Imagine you need to enforce internationalization standards. Instead of explaining to the LLM how that should be done and creating a detailed context every time, a developer can simply type:

/prompt i18n
/file app/shopping-cart/

The team would include all necessary examples, guidelines, and current translation files in the i18n prompt and the instruction to apply those to all following files. The model could extract all non-translated strings from all files in the shopping cart folder and even create the actual translations.

Building such a prompt library streamlines the development process and makes quality standards transparent to every team member. This can even serve as an educational resource for junior developers. With the growing number of requirements on a codebase, this can reduce the mental load of every team member.

Where AI Falls Short

When Winder fired his whole team, he tried to be the hero 100x engineer. There are indeed developers who produce more lines of code than their peers, but the main productivity gains come from leadership skills and finding ways to use technology as a multiplicative factor. Productivity in software engineering is about making better decisions, simplifying complexity, and enabling the entire team to move faster.

AI can act as a lubricant to reduce friction and decrease churn within a team to maybe achieve those “100x” gains. But for any non-trivial project, this cannot be done by a single person. LLMs enhance human capability to produce code, just like a smartphone with internet access does or in days of old: the manual.

Poor Long-Term Planning and Strategy

While reasoning models like o3 can outline a refactoring plan, they still lack the ability to continuously monitor progress. They perform best if the task at hand is not messy and well-defined. The human ‘intuition’ to prioritize tasks or anticipate obstacles based on some gut feeling might give humans an edge over systems for some decades still.

Lack of True Understanding

When you ask ChatGPT about its shortcomings, it will tell you that it lacks true understanding. That due to its nature as a statistical parrot, it can only generate convincing and often functional code, but all with a limited understanding of the patterns and no genuine comprehension. This may be true, yet Ned Batchelder recently made the case that from a functional perspective, it does not matter how a system produces the results. An aircraft does not fly like a bird. Still, it flies by all definitions of the word.
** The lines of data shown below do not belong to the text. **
@@ -45,18 +49,19 @@
     const size_t smem = ((size_t)L + data) * sizeof(fe);
     const NttConfig &nc = ntt_config();
     const PassCfg cfg = g.lane_major ? nc.b : ((g.coset_on && !g.coset_fast) ? nc.af : nc.a);
+    const int kind = pass_kind(g);
     int rmax = cfg.rmax, bt = cfg.bt;
     PassKernel k = nullptr;
-    if (cfg.inl) k = pass_kernel_inline(g.lane_major != 0, log_l, rmax, bt);
+    if (cfg.inl) k = pass_kernel_inline(kind, log_l, rmax, bt);
     if (!k) {
-        const bool lm = g.lane_major != 0;
         if (bt == 1024) bt = 512;
-        if (rmax == 4) { bt = 256; k = lm ? pass_kernel_t<true, 4, 256, 2>(log_l) : pass_kernel_t<false, 4, 256, 2>(log_l); }
-        else if (rmax == 3 && bt == 512) k = lm ? pass_kernel_t<true, 3, 512, 2>(log_l) : pass_kernel_t<false, 3, 512, 2>(log_l);
-        else if (rmax == 3) k = lm ? pass_kernel_t<true, 3, 256, 3>(log_l) : pass_kernel_t<false, 3, 256, 3>(log_l);
-        else if (bt == 512) k = lm ? pass_kernel_t<true, 2, 512, 2>(log_l) : pass_kernel_t<false, 2, 512, 2>(log_l);
-        else k = lm ? pass_kernel_t<true, 2, 256, 4>(log_l) : pass_kernel_t<false, 2, 256, 4>(log_l);
-    }
+        if (rmax == 4) { bt = 256; k = pass_kernel_of<4, 256, 2, 0, 1, MAX_LOG_L>(kind, log_l); }
+        else if (rmax == 3 && bt == 512) k = pass_kernel_of<3, 512, 2, 0, 1, MAX_LOG_L>(kind, log_l);
+        else if (rmax == 3) k = pass_kernel_of<3, 256, 3, 0, 1, MAX_LOG_L>(kind, log_l);
+        else if (bt == 512) k = pass_kernel_of<2, 512, 2, 0, 1, MAX_LOG_L>(kind, log_l);
+        else k = pass_kernel_of<2, 256, 4, 0, 1, MAX_LOG_L>(kind, log_l);
+    }
+    DG_REQUIRE(k, "unsupported sub-transform size");
     int threads = (L * T) >> (log_l < rmax ? log_l : rmax);
     if (threads > bt) threads = bt;
     if (threads < 32) threads = 32;
@@ -254,8 +259,9 @@
                unsigned coset0, unsigned ncosets) {
     DG_REQUIRE(log_n >= 1 && log_n + log_blowup <= 30, "LDE domain too large");
     const size_t n = (size_t)1 << log_n;
-    const unsigned cosets = ncosets ? ncosets : (1u << log_blowup);
-    DG_REQUIRE(coset0 + cosets <= (1u << log_blowup), "coset range out of bounds");
+    DG_REQUIRE(log_blowup >= 0 && log_blowup <= 16 && fold >= 1, "bad LDE shape");
+    const unsigned b = 1u << log_blowup, cosets = ncosets ? ncosets : b;
+    DG_REQUIRE(coset0 < b && cosets <= b - coset0, "coset range out of bounds");
     static int prefold = -1;
     if (prefold < 0) { const char *e = getenv("DG_LDE_PREFOLD"); prefold = e ? atoi(e) : 1; }
     if (prefold && fold == 8 && batch == 1 && cosets == (1u << log_blowup) && log_blowup >= 3 && log_blowup <= 8) {
diff --git a/distaff_b200/csrc/ntt_inl.cu b/distaff_b200/csrc/ntt_inl.cu
--- a/distaff_b200/csrc/ntt_inl.cu
+++ b/distaff_b200/csrc/ntt_inl.cu
@@ -2,21 +2,12 @@
 
 namespace dg {
 
-template <bool LM, int RMAX, int BT, int MINB> static PassKernel inl_t(int log_l) {
-    switch (log_l) {
-        case 8: return ntt_pass_kernel<8, LM, RMAX, BT, MINB, 1>;
-        case 9: return ntt_pass_kernel<9, LM, RMAX, BT, MINB, 1>;
-        case 10: return ntt_pass_kernel<10, LM, RMAX, BT, MINB, 1>;
-    }
-    return nullptr;
-}
-
-PassKernel pass_kernel_inline(bool lm, int log_l, int rmax, int bt) {
-    if (rmax == 3 && bt == 1024) return lm ? inl_t<true, 3, 1024, 1>(log_l) : inl_t<false, 3, 1024, 1>(log_l);
-    if (rmax == 3 && bt == 512) return lm ? inl_t<true, 3, 512, 2>(log_l) : inl_t<false, 3, 512, 2>(log_l);
-    if (rmax == 3) return lm ? inl_t<true, 3, 256, 3>(log_l) : inl_t<false, 3, 256, 3>(log_l);
-    if (rmax == 2 && bt == 512) return lm ? inl_t<true, 2, 512, 2>(log_l) : inl_t<false, 2, 512, 2>(log_l);
-    if (rmax == 2) return lm ? inl_t<true, 2, 256, 4>(log_l) : inl_t<false, 2, 256, 4>(log_l);
+PassKernel pass_kernel_inline(int kind, int log_l, int rmax, int bt) {
+    if (rmax == 3 && bt == 1024) return pass_kernel_of<3, 1024, 1, 1, 8, 10>(kind, log_l);
+    if (rmax == 3 && bt == 512) return pass_kernel_of<3, 512, 2, 1, 8, 10>(kind, log_l);
+    if (rmax == 3) return pass_kernel_of<3, 256, 3, 1, 8, 10>(kind, log_l);
+    if (rmax == 2 && bt == 512) return pass_kernel_of<2, 512, 2, 1, 8, 10>(kind, log_l);
+    if (rmax == 2) return pass_kernel_of<2, 256, 4, 1, 8, 10>(kind, log_l);
     return nullptr;
 }
 
diff --git a/distaff_b200/csrc/ntt_pass.cuh b/distaff_b200/csrc/ntt_pass.cuh
--- a/distaff_b200/csrc/ntt_pass.cuh
+++ b/distaff_b200/csrc/ntt_pass.cuh
@@ -2,6 +2,21 @@
 #include "common.cuh"
 
 namespace dg {
+
+enum PassKind {
+    PK_TW,
+    PK_COSET_TWFULL,
+    PK_COSET_TW,
+    PK_FOLD_TW,
+    PK_LAST,
+    PK_LAST_SCALE,
+    PK_COSET_ONE,
+    PK_FOLD_ONE,
+    PK_COUNT
+};
+__host__ __device__ constexpr bool pk_lane_major(int k) { return k >= PK_LAST; }
+__host__ __device__ constexpr bool pk_coset_in(int k) { return k == PK_COSET_TWFULL || k == PK_COSET_TW || k == PK_COSET_ONE; }
+__host__ __device__ constexpr bool pk_fold_in(int k) { return k == PK_FOLD_TW || k == PK_FOLD_ONE; }
 
 struct PassGeom {
     int log_t;
@@ -11,14 +26,14 @@
     long long in_batch_y, out_batch_y, in_batch_z, out_batch_z;
     int lane_major;
     int tw_on;
+    int has_scale;
+    int coset_on;
+    int coset_fast;
     TwiddleRef tw;
-    int has_scale;
     fe scale;
-    int coset_on;
     int fold;
     long long fold_stride;
     TwiddleRef cw;
-    int coset_fast;
     const fe *cw_point;
     unsigned cw_point_mask;
     const fe *tw_full;
@@ -28,11 +43,19 @@
     const fe *roots;
 };
 
+__device__ __forceinline__ fe ntt_mul(fe a, fe b) {
+#if defined(__CUDA_ARCH__) && !defined(DG_MUL_CALL)
+    return ptx::fe_mul_v4t<false>(a, b);
+#else
+    return fe_mul(a, b);
+#endif
+}
+
 __device__ __forceinline__ fe tw_lookup(const TwiddleRef &t, unsigned long long e) {
     unsigned ee = (unsigned)e & t.mask;
     fe a = t.lo[ee & ((1u << t.lo_bits) - 1u)];
     fe b = t.hi[ee >> t.lo_bits];
-    return fe_mul(a, b);
+    return ntt_mul(a, b);
 }
 
 template <int LOG_L, int S0, int RHO>
@@ -50,7 +73,7 @@
                 fe a = x[i], b = x[i + hr];
                 x[i] = fe_add(a, b);
                 fe d = fe_sub(a, b);
-                if (st != LOG_L - 1 && !(LOG_SP == 0 && (i & (hr - 1)) == 0)) d = fe_mul(d, W[g_lo + ((i & (hr - 1)) << LOG_SP)]);
+                if (st != LOG_L - 1 && !(LOG_SP == 0 && (i & (hr - 1)) == 0)) d = ntt_mul(d, W[g_lo + ((i & (hr - 1)) << LOG_SP)]);
                 x[i + hr] = d;
             }
         }
@@ -64,9 +87,10 @@
     return LANE_MAJOR ? (t * LS + pos + (pos >> 3)) : (pos * T + t);
 }
 
-template <int LOG_L, int S0, int RHO, bool FIRST, bool LAST, bool LANE_MAJOR>
+template <int LOG_L, int S0, int RHO, bool FIRST, bool LAST, int KIND>
 __device__ __forceinline__ void ntt_round(const fe *__restrict__ src, fe *__restrict__ dst, fe *s_data, const fe *s_tw, const PassGeom &g,
                                           unsigned tile, long long in_base) {
+    constexpr bool LANE_MAJOR = pk_lane_major(KIND);
     constexpr int L = 1 << LOG_L, R = 1 << RHO;
     constexpr int LOG_B = LOG_L - S0, LOG_SP = LOG_B - RHO;
     constexpr int N_GLO = 1 << LOG_SP, N_GHI = 1 << S0;
@@ -92,14 +116,14 @@
             const int pos = gbase + (m << LOG_SP);
             if (FIRST) {
                 const long long j = in_base + (long long)t * g.in_lane + (long long)pos * g.in_point;
-                if (g.coset_fast) {
-                    x[m] = fe_mul(src[j], g.cw_point[((g.coset0 + (unsigned)blockIdx.y) * (unsigned)pos) & g.cw_point_mask]);
-                } else if (g.coset_on) {
+                if (pk_coset_in(KIND)) {
+                    x[m] = ntt_mul(src[j], g.cw_point[((g.coset0 + (unsigned)blockIdx.y) * (unsigned)pos) & g.cw_point_mask]);
+                } else if (pk_fold_in(KIND)) {
                     const unsigned long long c = g.coset0 + blockIdx.y;
                     const fe u = tw_lookup(g.cw, c * (unsigned long long)g.fold_stride);
                     fe v = src[j + (long long)(g.fold - 1) * g.fold_stride];
-                    for (int f = g.fold - 2; f >= 0; f--) v = fe_add(fe_mul(v, u), src[j + (long long)f * g.fold_stride]);
-                    x[m] = fe_mul(v, tw_lookup(g.cw, c * (unsigned long long)j));
+                    for (int f = g.fold - 2; f >= 0; f--) v = fe_add(ntt_mul(v, u), src[j + (long long)f * g.fold_stride]);
+                    x[m] = ntt_mul(v, tw_lookup(g.cw, c * (unsigned long long)j));
                 } else {
                     x[m] = src[j];
                 }
@@ -114,14 +138,14 @@
             if (LAST) {
                 const unsigned k = __brev((unsigned)pos) >> (32 - LOG_L);
                 fe v = x[m];
-                if (g.coset_fast && g.tw_on) {
-                    if (g.tw_full)
-                        v = fe_mul(v, g.tw_full[(long long)(g.coset0 + blockIdx.y) * g.tw_full_stride + (long long)(tile * T + t) * g.out_lane + (long long)k * g.out_point]);
-                    else
-                        v = fe_mul(v, tw_lookup(g.cw, (unsigned long long)(tile * T + t) * (((unsigned long long)k << g.log_blowup) + g.coset0 + blockIdx.y)));
-                }
-                else if (g.tw_on) v = fe_mul(v, tw_lookup(g.tw, (unsigned long long)(tile * T + t) * k));
-                if (g.has_scale) v = fe_mul(v, g.scale);
+                if (KIND == PK_COSET_TWFULL)
+                    v = ntt_mul(v, g.tw_full[(long long)(g.coset0 + blockIdx.y) * g.tw_full_stride + (long long)(tile * T + t) * g.out_lane + (long long)k * g.out_point]);
+                else if (KIND == PK_COSET_TW)
+                    v = ntt_mul(v, tw_lookup(g.cw, (unsigned long long)(tile * T + t) * (((unsigned long long)k << g.log_blowup) + g.coset0 + blockIdx.y)));
+                else if (KIND == PK_TW || KIND == PK_FOLD_TW)
+                    v = ntt_mul(v, tw_lookup(g.tw, (unsigned long long)(tile * T + t) * k));
+                else if (KIND == PK_LAST_SCALE)
+                    v = ntt_mul(v, g.scale);
                 dst[(long long)t * g.out_lane + (long long)k * g.out_point] = v;
             } else {
                 s_data[sidx<LOG_L, LANE_MAJOR>(pos, t, T)] = x[m];
@@ -130,18 +154,18 @@
     }
 }
 
-template <int LOG_L, int RMAX, int S0, bool LANE_MAJOR>
+template <int LOG_L, int RMAX, int S0, int KIND>
 __device__ __forceinline__ void ntt_rounds(const fe *__restrict__ src, fe *__restrict__ dst, fe *s_data, const fe *s_tw, const PassGeom &g,
                                            unsigned tile, long long in_base) {
     constexpr int REM = LOG_L - S0, LEFT = (REM + RMAX - 1) / RMAX, RHO = (REM + LEFT - 1) / LEFT;
-    ntt_round<LOG_L, S0, RHO, S0 == 0, S0 + RHO == LOG_L, LANE_MAJOR>(src, dst, s_data, s_tw, g, tile, in_base);
+    ntt_round<LOG_L, S0, RHO, S0 == 0, S0 + RHO == LOG_L, KIND>(src, dst, s_data, s_tw, g, tile, in_base);
     if constexpr (S0 + RHO < LOG_L) {
         __syncthreads();
-        ntt_rounds<LOG_L, RMAX, S0 + RHO, LANE_MAJOR>(src, dst, s_data, s_tw, g, tile, in_base);
-    }
-}
-
-template <int LOG_L, bool LANE_MAJOR, int RMAX, int BT, int MINB, int TAG>
+        ntt_rounds<LOG_L, RMAX, S0 + RHO, KIND>(src, dst, s_data, s_tw, g, tile, in_base);
+    }
+}
+
+template <int LOG_L, int KIND, int RMAX, int BT, int MINB, int TAG>
 __global__ void __launch_bounds__(BT, MINB) ntt_pass_kernel(const fe *__restrict__ src, fe *__restrict__ dst, const PassGeom g) {
     extern __shared__ __align__(16) unsigned char smem_raw[];
     constexpr int L = 1 << LOG_L;
@@ -154,15 +178,33 @@
     dst += (long long)blockIdx.y * g.out_batch_y + (long long)blockIdx.z * g.out_batch_z + (long long)outer * g.out_outer +
            (long long)tile * T * g.out_lane;
     for (int i = threadIdx.x; i < L - 1; i += blockDim.x) s_tw[i] = g.roots[i];
-    if (g.tw_full) {
+    if (KIND == PK_COSET_TWFULL) {
         const fe *tb = g.tw_full + (long long)(g.coset0 + blockIdx.y) * g.tw_full_stride + (long long)tile * T * g.out_lane;
         for (int k = threadIdx.x; k < L; k += blockDim.x)
             asm volatile("prefetch.global.L2 [%0];" :: "l"(tb + (long long)k * g.out_point));
     }
     __syncthreads();
-    ntt_rounds<LOG_L, RMAX, 0, LANE_MAJOR>(src, dst, s_data, s_tw, g, tile, in_base);
+    ntt_rounds<LOG_L, RMAX, 0, KIND>(src, dst, s_data, s_tw, g, tile, in_base);
 }
 
 typedef void (*PassKernel)(const fe *, fe *, const PassGeom);
 
-}
+template <int KIND, int RMAX, int BT, int MINB, int TAG, int LO, int HI> PassKernel pass_kernel_sized(int log_l) {
+    if constexpr (LO > HI) return nullptr;
+    else return log_l == LO ? ntt_pass_kernel<LO, KIND, RMAX, BT, MINB, TAG> : pass_kernel_sized<KIND, RMAX, BT, MINB, TAG, LO + 1, HI>(log_l);
+}
+template <int RMAX, int BT, int MINB, int TAG, int LO, int HI> PassKernel pass_kernel_of(int kind, int log_l) {
+    switch (kind) {
+        case PK_TW: return pass_kernel_sized<PK_TW, RMAX, BT, MINB, TAG, LO, HI>(log_l);
+        case PK_COSET_TWFULL: return pass_kernel_sized<PK_COSET_TWFULL, RMAX, BT, MINB, TAG, LO, HI>(log_l);
+        case PK_COSET_TW: return pass_kernel_sized<PK_COSET_TW, RMAX, BT, MINB, TAG, LO, HI>(log_l);
+        case PK_FOLD_TW: return pass_kernel_sized<PK_FOLD_TW, RMAX, BT, MINB, TAG, LO, HI>(log_l);
+        case PK_LAST: return pass_kernel_sized<PK_LAST, RMAX, BT, MINB, TAG, LO, HI>(log_l);
+        case PK_LAST_SCALE: return pass_kernel_sized<PK_LAST_SCALE, RMAX, BT, MINB, TAG, LO, HI>(log_l);
+        case PK_COSET_ONE: return pass_kernel_sized<PK_COSET_ONE, RMAX, BT, MINB, TAG, LO, HI>(log_l);
+        case PK_FOLD_ONE: return pass_kernel_sized<PK_FOLD_ONE, RMAX, BT, MINB, TAG, LO, HI>(log_l);
+    }
+    return nullptr;
+}
+
+}
diff --git a/distaff_b200/csrc/prover.cu b/distaff_b200/csrc/prover.cu
--- a/distaff_b200/csrc/prover.cu
+++ b/distaff_b200/csrc/prover.cu
@@ -95,6 +95,18 @@
 }
 
 int ilog2(uint64_t v) { int l = 0; while ((1ULL << l) < v) l++; return l; }
+
+void extend_trace_columns(Context &c, const fe *polys, const fe *regs, fe *ext, int cols, int log_n, int log_b, uint64_t N_loc, unsigned c0,
+                          unsigned nc) {
+    const size_t n = (size_t)1 << log_n;
+    if (c0 != 0 || !regs) {
+        lde_batch(c, polys, ext, log_n, log_b, 1, cols, n, N_loc, c0, nc);
+        return;
+    }
+    DG_REQUIRE(nc >= 2, "coset range too small");
+    lde_batch(c, polys, ext + n, log_n, log_b, 1, cols, n, N_loc, 1, nc - 1);
+    DG_CUDA(cudaMemcpy2DAsync(ext, N_loc * sizeof(fe), regs, n * sizeof(fe), n * sizeof(fe), cols, cudaMemcpyDeviceToDevice, c.stream));
+}
 
 struct FriLayerDev {
     DevBuf leaves, nodes, folded;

Limited Debugging and Code Review Skills

The lack of understanding might shine through most clearly when it comes to debugging. From my personal experience, even with the correct context, LLMs could rarely find the root cause of a bug and proposed idiotic bug fixes that relied on guesswork. Perhaps the training cutoff is to blame, or a few billion parameters more could help, but in the end, humans are still an order of magnitude stronger in that area.

Of course, GitHub is pushing code review functionality, and it looks promising. They always highlight, though, that it will not replace code reviews. It is a clever linter and can check for obvious oversights.

Context Limitations

LLMs just fail when it comes to proprietary or niche libraries that the LLMs have not been trained on. And since they are stateless, they cannot just learn the documentation unless you are willing to invest in fine-tuning a model. The best advice right now — until the major IDEs improve their semantic search functionalities — is manually writing a well-documented API. This API can then be added to the context.

Lessons for the Industry

Despite the head-spinning developments in AI, the core principles for successful engineering remain unchanged: long-term thinking, human collaboration, and expertise. The winning teams will integrate AI intelligently and practice the usage of AI tools on a daily basis.

Anyone promising 100x productivity gains overnight is selling a fantasy. Success isn’t about writing code faster—it’s about writing the right code, in the right way, for the right reasons. AI can help with that, but in the end, it is just another tool in our toolbox, and we need to become clever in using it.

The question isn’t whether AI will replace developers—it’s which developers will use AI most effectively.